Benefits enrollment impersonation
Detects messages about benefit enrollment periods and healthcare selections from external senders that contain urgent language or requests for action. Excludes legitimate HR communications, marketing mailers, and trusted sender domains with valid authentication.
Body HTML: Comment with 24-character hex token
Detects messages containing HTML comments with exactly 24 hexadecimal characters, which may indicate tracking tokens, session identifiers, or other suspicious embedded data used for evasion or tracking purposes.

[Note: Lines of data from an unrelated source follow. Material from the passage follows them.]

 template <bool kTma>
 __global__ void __launch_bounds__(kFastThreads, kFastCtasPerSm) fast_segments_kernel(ImgSet S, FastPlan P, const SegRec *__restrict__ segs,
+                                                                     int nseg, int count, int *__restrict__ work,
                                                                      const __grid_constant__ TmaMaps M) {
     constexpr int TP = kFastTilePitch, TW = TP / 4, SP = kFastScorePitch, T = kFastThreads;
     pdl_enter();
     extern __shared__ __align__(128) uint32_t fast_smem[];
-    uint32_t *tile32 = fast_smem;
-    uint8_t *score = (uint8_t *)(tile32 + P.tile_rows * TW);
+    uint8_t *score = (uint8_t *)fast_smem + 2 * P.tile_buf;
     uint16_t *pre = (uint16_t *)(score + P.score_rows * SP);
     uint16_t *det = pre + P.list_cap;
     __shared__ int n_pre, n_det;
     __shared__ int cell_surv[kFastMaxCells];
-    __shared__ uint64_t bar;
-    const uint8_t *tile = (const uint8_t *)tile32;
-
-    const uint4 rec = __ldg((const uint4 *)segs + blockIdx.x);
-    const int ini_x = (short)(rec.x & 0xFFFF), ini_y = (short)(rec.x >> 16), tw = (short)(rec.y & 0xFFFF);
-    const int sh = (rec.y >> 16) & 0xFF, level = rec.y >> 24, n_cells = rec.z & 0xFF, w_cell = (rec.z >> 8) & 0xFF;
-    const int inv_w = rec.z >> 16, th = sh - 6;
-    const FastLevel &F = P.lv[level];
-    const int img = blockIdx.y, tid = threadIdx.x, lane = tid & 31, warp = tid >> 5;
-    const int xa = (ini_x - 4) & ~15;
-    const int cs = ini_x + 3 - xa;
-    if (kTma) {
+    __shared__ uint64_t bar[2];
+    __shared__ int2 next_item[2];
+    const int tid = threadIdx.x, lane = tid & 31, warp = tid >> 5, items = nseg * count;
+    const bool more = (int)gridDim.x < items;
+    const int2 first = make_int2(blockIdx.x % nseg, blockIdx.x / nseg);
+    int drawn = items;
+    if (tid == 0) {
+        if (kTma) {
+            mbar_init(&bar[0], 1);
+            if (more) mbar_init(&bar[1], 1);
+            if (first.y < count) fast_issue_box(S, P, segs, first.x, first.y, M, fast_smem, &bar[0]);
+        }
+        if (more) drawn = (int)gridDim.x + atomicAdd(work, 1);
+    }
+    for (int i = tid; i < P.score_rows * (SP / 16); i += T) ((uint4 *)score)[i] = make_uint4(0, 0, 0, 0);
+    int n_run = 0;
+    for (int2 item = first; item.y < count; item = next_item[n_run & 1], n_run++) {
+        const int buf = kTma ? n_run & 1 : 0;
+        uint32_t *tile32 = (uint32_t *)((uint8_t *)fast_smem + buf * P.tile_buf);
+        const uint8_t *tile = (const uint8_t *)tile32;
+        const int seg = item.x, img = item.y;
+        const uint4 rec = __ldg((const uint4 *)segs + seg);
+        const int ini_x = (short)(rec.x & 0xFFFF), ini_y = (short)(rec.x >> 16), tw = (short)(rec.y & 0xFFFF);
+        const int sh = (rec.y >> 16) & 0xFF, level = rec.y >> 24, n_cells = rec.z & 0xFF, w_cell = (rec.z >> 8) & 0xFF;
+        const int inv_w = rec.z >> 16, th = sh - 6;
+        const FastLevel &F = P.lv[level];
+        const int xa = (ini_x - 4) & ~15;
+        const int cs = ini_x + 3 - xa;
         if (tid == 0) {
-            mbar_init(&bar, 1);
-            mbar_expect_tx(&bar, (uint32_t)(P.tile_rows * TP));
-            const bool set_a = img < S.split;
-            const CUtensorMap *map = level == 0 ? (set_a ? &M.lv[0] : &M.l0b) : &M.lv[level];
-            const int z = level == 0 ? S.in_z0 + (set_a ? img : img - S.split) : slot_of(S, img);
-            tma_load_3d(tile32, map, &bar, xa, ini_y, z);
-        }
-    } else {
-        const uint8_t *src;
-        int pitch;
-        if (level == 0) {
-            pitch = S.in_pitch;
-            src = img < S.split ? S.in_a + (size_t)img * S.in_stride : S.in_b + (size_t)(img - S.split) * S.in_stride;
-        } else {
-            pitch = F.pitch;
-            src = S.pyr + (size_t)slot_of(S, img) * S.pyr_stride + F.plane_off;
-        }
-        src += (size_t)ini_y * pitch + xa;
-        const int nw = min(((cs + tw - 1) >> 2) + 2, TW);
-        for (int r = warp; r < sh; r += T / 32)
-            for (int j = lane; j < nw; j += 32) tile32[r * TW + j] = ldg_word_at(src + (size_t)r * pitch + 4 * j);
-    }
-    const int jw = (cs >> 2) + lane, x0 = 4 * jw - cs;
-    uint32_t vm = 0;
+            const int2 next = drawn < items ? make_int2(drawn % nseg, drawn / nseg) : make_int2(0, count);
+            next_item[n_run & 1] = next;
+            if (next.y < count) {
+                if (kTma) {
+                    asm volatile("fence.proxy.async.shared::cta;" ::: "memory");
+                    fast_issue_box(S, P, segs, next.x, next.y, M, (uint32_t *)((uint8_t *)fast_smem + (buf ^ 1) * P.tile_buf), &bar[buf ^ 1]);
+                }
+                drawn = (int)gridDim.x + atomicAdd(work, 1);
+            }
+        }
+        if (!kTma) {
+            const uint8_t *src;
+            int pitch;
+            if (level == 0) {
+                pitch = S.in_pitch;
+                src = img < S.split ? S.in_a + (size_t)img * S.in_stride : S.in_b + (size_t)(img - S.split) * S.in_stride;
+            } else {
+                pitch = F.pitch;
+                src = S.pyr + (size_t)slot_of(S, img) * S.pyr_stride + F.plane_off;
+            }
+            src += (size_t)ini_y * pitch + xa;
+            const int nw = min(((cs + tw - 1) >> 2) + 2, TW);
+            for (int r = warp; r < sh; r += T / 32)
+                for (int j = lane; j < nw; j += 32) tile32[r * TW + j] = ldg_word_at(src + (size_t)r * pitch + 4 * j);
+        }
+        const int jw = (cs >> 2) + lane, x0 = 4 * jw - cs;
+        uint32_t vm = 0;
 #pragma unroll
-    for (int k = 0; k < 4; k++)
-        if (x0 + k >= 0 && x0 + k < tw) vm |= 0x80u << (8 * k);
-    uint32_t todo = (1u << n_cells) - 1;
-    int t = P.ini_th;
-    for (int i = tid; i < (th + 2) * (SP / 16); i += T) ((uint4 *)score)[i] = make_uint4(0, 0, 0, 0);
-    for (int attempt = 0; attempt < 2; attempt++) {
-        if (tid == 0) { n_pre = 0; n_det = 0; }
-        if (tid < kFastMaxCells) cell_surv[tid] = 0;
-        __syncthreads();
-        if (kTma && attempt == 0) mbar_wait(&bar, 0);
-        uint32_t vm_now = vm;
-        if (attempt) {
+        for (int k = 0; k < 4; k++)
+            if (x0 + k >= 0 && x0 + k < tw) vm |= 0x80u << (8 * k);
+        uint32_t todo = (1u << n_cells) - 1;
+        int t = P.ini_th;
+#ifdef SFE_FAST_EAGER_CLEAR
+        if (n_run) for (int i = tid; i < (th + 2) * (SP / 16); i += T) ((uint4 *)score)[i] = make_uint4(0, 0, 0, 0);
+#endif
+        for (int attempt = 0; attempt < 2; attempt++) {
+            if (tid == 0) { n_pre = 0; n_det = 0; }
+            __syncthreads();
+            if (tid < kFastMaxCells) cell_surv[tid] = 0;
+            if (kTma && attempt == 0) mbar_wait(&bar[buf], (n_run >> 1) & 1);
+            uint32_t vm_now = vm;
+            if (attempt) {
 #pragma unroll
-            for (int k = 0; k < 4; k++)
-                if (!((todo >> ((max(x0 + k, 0) * inv_w) >> 16)) & 1)) vm_now &= ~(0x80u << (8 * k));
-        }
-        const uint32_t kk = (uint32_t)(0x7F - min(t, 127)) * 0x01010101u;
-        if (vm_now) {
-            const uint32_t *row = tile32 + (warp + 3) * TW + jw;
-            for (int y = warp; y < th; y += T / 32, row += (T / 32) * TW) {
-                const uint32_t c = row[0];
-                const uint32_t dv0 = __vabsdiffu4(row[-3 * TW], c), dv1 = __vabsdiffu4(row[3 * TW], c);
-                const uint32_t dh0 = __vabsdiffu4(__byte_perm(row[-1], c, 0x4321), c);
-                const uint32_t dh1 = __vabsdiffu4(__byte_perm(c, row[1], 0x6543), c);
-                const uint32_t rv = (((dv0 | dv1) & 0x7F7F7F7Fu) + kk) | dv0 | dv1;
-                const uint32_t rh = (((dh0 | dh1) & 0x7F7F7F7Fu) + kk) | dh0 | dh1;
-                const uint32_t m = rv & rh & vm_now;
-                if (m) {
-                    int pos = atomicAdd(&n_pre, __popc(m));
-                    const uint16_t item = (uint16_t)((y << 8) + x0);
-                    if (m & 0x80u) pre[pos++] = item;
-                    if (m & 0x8000u) pre[pos++] = item + 1;
-                    if (m & 0x800000u) pre[pos++] = item + 2;
-                    if (m & 0x80000000u) pre[pos] = item + 3;
+                for (int k = 0; k < 4; k++)
+                    if (!((todo >> ((max(x0 + k, 0) * inv_w) >> 16)) & 1)) vm_now &= ~(0x80u << (8 * k));
+            }
+            const uint32_t kk = (uint32_t)(0x7F - min(t, 127)) * 0x01010101u;
+            if (vm_now) {
+                const uint32_t *row = tile32 + (warp + 3) * TW + jw;
+                for (int y = warp; y < th; y += T / 32, row += (T / 32) * TW) {
+                    const uint32_t c = row[0];
+                    const uint32_t dv0 = __vabsdiffu4(row[-3 * TW], c), dv1 = __vabsdiffu4(row[3 * TW], c);
+                    const uint32_t dh0 = __vabsdiffu4(__byte_perm(row[-1], c, 0x4321), c);
+                    const uint32_t dh1 = __vabsdiffu4(__byte_perm(c, row[1], 0x6543), c);
+                    const uint32_t rv = (((dv0 | dv1) & 0x7F7F7F7Fu) + kk) | dv0 | dv1;
+                    const uint32_t rh = (((dh0 | dh1) & 0x7F7F7F7Fu) + kk) | dh0 | dh1;
+                    const uint32_t m = rv & rh & vm_now;
+                    if (m) {
+                        int pos = atomicAdd(&n_pre, __popc(m));
+                        const uint16_t yx = (uint16_t)((y << 8) + x0);
+                        if (m & 0x80u) pre[pos++] = yx;
+                        if (m & 0x8000u) pre[pos++] = yx + 1;
+                        if (m & 0x800000u) pre[pos++] = yx + 2;
+                        if (m & 0x80000000u) pre[pos] = yx + 3;
+                    }
                 }
             }
-        }
-        __syncthreads();
-        const int np = n_pre, npairs = (np + 1) >> 1;
-        for (int e0 = 0; e0 < npairs; e0 += T) {
-            bool corner0 = false, corner1 = false;
-            uint16_t yx0 = 0, yx1 = 0;
-            const int e = e0 + tid;
-            if (e < npairs) {
-                yx0 = pre[2 * e];
-                yx1 = pre[min(2 * e + 1, np - 1)];
-                int best0, best1;
-                fast_best_x2<TP>(&tile[((yx0 >> 8) + 3) * TP + (yx0 & 255) + cs], &tile[((yx1 >> 8) + 3) * TP + (yx1 & 255) + cs],
-                                 best0, best1);
-                corner0 = best0 > t;
-                corner1 = best1 > t && 2 * e + 1 < np;
-                if (corner0) score[((yx0 >> 8) + 1) * SP + (yx0 & 255) + 1] = (uint8_t)best0;
-                if (corner1) score[((yx1 >> 8) + 1) * SP + (yx1 & 255) + 1] = (uint8_t)best1;
-            }
-            const uint32_t c0 = __ballot_sync(0xffffffffu, corner0), c1 = __ballot_sync(0xffffffffu, corner1);
-            if (c0 | c1) {
-                int base = 0;
-                if (lane == 0) base = atomicAdd(&n_det, __popc(c0) + __popc(c1));
-                base = __shfl_sync(0xffffffffu, base, 0);
-                const uint32_t lt = (1u << lane) - 1;
-                if (corner0) det[base + __popc(c0 & lt)] = yx0;
-                if (corner1) det[base + __popc(c0) + __popc(c1 & lt)] = yx1;
-            }
-        }
-        __syncthreads();
-        const int nd = n_det, slot = slot_of(S, img);
-        uint32_t *out = S.cand + (size_t)slot * S.cand_stride + F.cand_off;
-        for (int e0 = warp * 32; e0 < nd; e0 += T) {
-            bool keep = false;
-            uint32_t packed = 0;
-            int cell = 0;
-            if (e0 + lane < nd) {
-                const uint16_t yx = det[e0 + lane];
-                const int x = yx & 255, y = yx >> 8;
-                cell = (x * inv_w) >> 16;
-                const int cx0 = cell * w_cell, cx1 = min(cx0 + w_cell, tw);
-                const uint8_t *sc = &score[(y + 1) * SP + x + 1];
-                const int s = sc[0];
-                const int lft = x > cx0 ? __vimax3_s32(sc[-1], sc[-SP - 1], sc[SP - 1]) : 0;
-                const int rgt = x + 1 < cx1 ? __vimax3_s32(sc[1], sc[-SP + 1], sc[SP + 1]) : 0;
-                keep = s > __vimax3_s32(max(sc[-SP], sc[SP]), lft, rgt);
-                packed = (uint32_t)(s - 1) << 24 | (uint32_t)(ini_y - kBorder + y + 3) << 12 | (uint32_t)(ini_x - kBorder + x + 3);
-            }
-            const uint32_t kept = __ballot_sync(0xffffffffu, keep);
-            if (kept) {
-                int base = 0;
-                if (lane == 0) base = atomicAdd(&S.cand_count[slot * S.nlevels + level], __popc(kept));
-                base = __shfl_sync(0xffffffffu, base, 0);
-                if (keep) {
-                    const int o = base + __popc(kept & ((1u << lane) - 1));
-                    if (o < F.cand_cap) out[o] = packed;
-                    else atomicOr(&S.flags[slot], kFlagCandOverflow);
-                    cell_surv[cell] = 1;
+            __syncthreads();
+            const int np = n_pre, npairs = (np + 1) >> 1;
+            for (int e0 = 0; e0 < npairs; e0 += T) {
+                bool corner0 = false, corner1 = false;
+                uint16_t yx0 = 0, yx1 = 0;
+                const int e = e0 + tid;
+                if (e < npairs) {
+                    yx0 = pre[2 * e];
+                    yx1 = pre[min(2 * e + 1, np - 1)];
+                    int best0, best1;
+                    fast_best_x2<TP>(&tile[((yx0 >> 8) + 3) * TP + (yx0 & 255) + cs], &tile[((yx1 >> 8) + 3) * TP + (yx1 & 255) + cs],
+                                     best0, best1);
+                    corner0 = best0 > t;
+                    corner1 = best1 > t && 2 * e + 1 < np;
+                    if (corner0) score[((yx0 >> 8) + 1) * SP + (yx0 & 255) + 1] = (uint8_t)best0;
+                    if (corner1) score[((yx1 >> 8) + 1) * SP + (yx1 & 255) + 1] = (uint8_t)best1;
                 }
-            }
-        }
-        __syncthreads();
-        const uint32_t retry = __ballot_sync(0xffffffffu, lane < n_cells && ((todo >> lane) & 1) && cell_surv[min(lane, kFastMaxCells - 1)] == 0);
-        if (retry == 0 || P.min_th >= t) break;
-        t = P.min_th;
-        todo = retry;
-        __syncthreads();
+                const uint32_t c0 = __ballot_sync(0xffffffffu, corner0), c1 = __ballot_sync(0xffffffffu, corner1);
+                if (c0 | c1) {
+                    int base = 0;
+                    if (lane == 0) base = atomicAdd(&n_det, __popc(c0) + __popc(c1));
+                    base = __shfl_sync(0xffffffffu, base, 0);
+                    const uint32_t lt = (1u << lane) - 1;
+                    if (corner0) det[base + __popc(c0 & lt)] = yx0;
+                    if (corner1) det[base + __popc(c0) + __popc(c1 & lt)] = yx1;
+                }
+            }
+            __syncthreads();
+            const int nd = n_det, slot = slot_of(S, img);
+            uint32_t *out = S.cand + (size_t)slot * S.cand_stride + F.cand_off;
+            for (int e0 = warp * 32; e0 < nd; e0 += T) {
+                bool keep = false;
+                uint32_t packed = 0;
+                int cell = 0;
+                if (e0 + lane < nd) {
+                    const uint16_t yx = det[e0 + lane];
+                    const int x = yx & 255, y = yx >> 8;
+                    cell = (x * inv_w) >> 16;
+                    const int cx0 = cell * w_cell, cx1 = min(cx0 + w_cell, tw);
+                    const uint8_t *sc = &score[(y + 1) * SP + x + 1];
+                    const int s = sc[0];
+                    const int lft = x > cx0 ? __vimax3_s32(sc[-1], sc[-SP - 1], sc[SP - 1]) : 0;
+                    const int rgt = x + 1 < cx1 ? __vimax3_s32(sc[1], sc[-SP + 1], sc[SP + 1]) : 0;
+                    keep = s > __vimax3_s32(max(sc[-SP], sc[SP]), lft, rgt);
+                    packed = (uint32_t)(s - 1) << 24 | (uint32_t)(ini_y - kBorder + y + 3) << 12 | (uint32_t)(ini_x - kBorder + x + 3);
+                }
+                const uint32_t kept = __ballot_sync(0xffffffffu, keep);
+                if (kept) {
+                    int base = 0;
+                    if (lane == 0) base = atomicAdd(&S.cand_count[slot * S.nlevels + level], __popc(kept));
+                    base = __shfl_sync(0xffffffffu, base, 0);
+                    if (keep) {
+                        const int o = base + __popc(kept & ((1u << lane) - 1));
+                        if (o < F.cand_cap) out[o] = packed;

Body HTML: Recipient SLD in HTML class
Detects when there is a single recipient within $org_domains where the domain SLD is concealed within HTML class attributes. The message comes from either an unauthenticated trusted sender or an untrusted source.
Body: Embedded email headers indicative of thread hijacking/abuse
Detects email headers embedded in the message body content, indicating forwarded phishing attempts, MIME boundary manipulation, delivery notification spoofing, or copy-paste phishing. This pattern is commonly seen when attackers forward legitimate emails and the headers get included in the body, or when spoofing system notifications.
Body: HTML whitespace stuffing with short initial message
Detects messages that uses HTML-based whitespace padding (repeated br tags, p-nbsp blocks, or div-br wrappers) to push content below the visible fold.